Since last fall, we have been tightening financial conditions. That process, at least as the market interpreted it, started last September, even before we began to move the federal funds rate or taper our asset purchases. Instead, simply announcing that we would soon begin to taper our asset purchases caused two-year Treasury yields to rise.

The taper began in earnest last November and is now complete. In fact, we are now reducing our balance sheet. We are shedding $60 billion in Treasuries and $35 billion of agency debt and mortgage-backed securities each month. Which is to say, we are removing a significant amount of financial accommodation quite rapidly.

We have also raised the federal funds rate 375 basis points since the start of the year. Granted, we started from zero, but we have raised rates significantly — and very quickly.

In the upcoming months, in light of the cumulative tightening we have achieved, I expect we will slow the pace of our rate hikes as we approach a sufficiently restrictive stance. But I want to be clear: A rate hike of 50 basis points would still be significant. Since 1983, the FOMC has increased the target a total of 88 times, and of those, 75 of the hikes were less than 50 basis points.

At some point next year, I expect we will hold at a restrictive rate for a while to let monetary policy do its work. It will take a while for the higher cost of capital to work its way through the economy.

After that, if we have to, we can always tighten further, based on the data. But we should let the system work itself out. And we also need to recognize that this will take time: Inflation is known to shoot up like a rocket and then come down like a feather.

Above all, I want to stress that we must remain data dependent and flexible on policy. What we really need to see is a sustained decline in a number of inflation indicators before we let up on tightening monetary policy. And again, we need to make sure inflation expectations don’t become unanchored.

So what does all of this mean for the economy? I expect that economic growth will moderate this year as both inflation and tightening financial conditions begin to crimp consumption. Overall, I forecast flat GDP growth for 2022, 1.5 percent growth in 2023, and around 2 percent growth in 2024.

Inflation will come down, but it will take some time to get to our target.
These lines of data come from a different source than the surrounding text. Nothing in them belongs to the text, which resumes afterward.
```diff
@@ -453,7 +454,7 @@
         const uint32_t incl = wave_incl_sum_dpp(ns, lane);
         const uint32_t wtot = (uint32_t) __builtin_amdgcn_readlane((int) incl, 63);
         if (lane == 0) w_cnt[par][wid] = wtot;
-        pend_kinds = kinds, pend_rank = incl - ns, pend_i0 = i0, pend_wtot = wtot, pend_par = par, pend_any = 1u;
+        pend_kinds = kinds, pend_rank = incl - ns, pend_I0 = I0, pend_wtot = wtot, pend_par = par, pend_any = 1u;
         par ^= 1u;
     }
     if (I0 < hl) {
```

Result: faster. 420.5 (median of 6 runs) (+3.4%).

I expect core PCE inflation to come in around 4.8 percent in 2022, around 3.5 percent next year, and 2.5 percent in 2024.

Turning to the job market, the unemployment rate should peak next year at 4.5 percent as financial conditions bite. It should then fall to 4 percent in 2024, which suggests that even as we tighten monetary policy, labor markets will stay quite healthy. We’ve heard from contacts in manufacturing that, given how hard they have worked to staff up, they will be extremely reluctant to cut jobs even as the economy slows.

That gives me confidence that we can bring inflation under control without doing unnecessary damage to the labor market. Our resolve is strong, and our goal of stable prices and maximum employment is achievable.

Thanks so much for being here. I really appreciate the important work that RMA does in our region. Now let’s open things up for questions.

  • The views expressed here are the speaker’s own and do not necessarily reflect those of anyone else in the Federal Reserve System.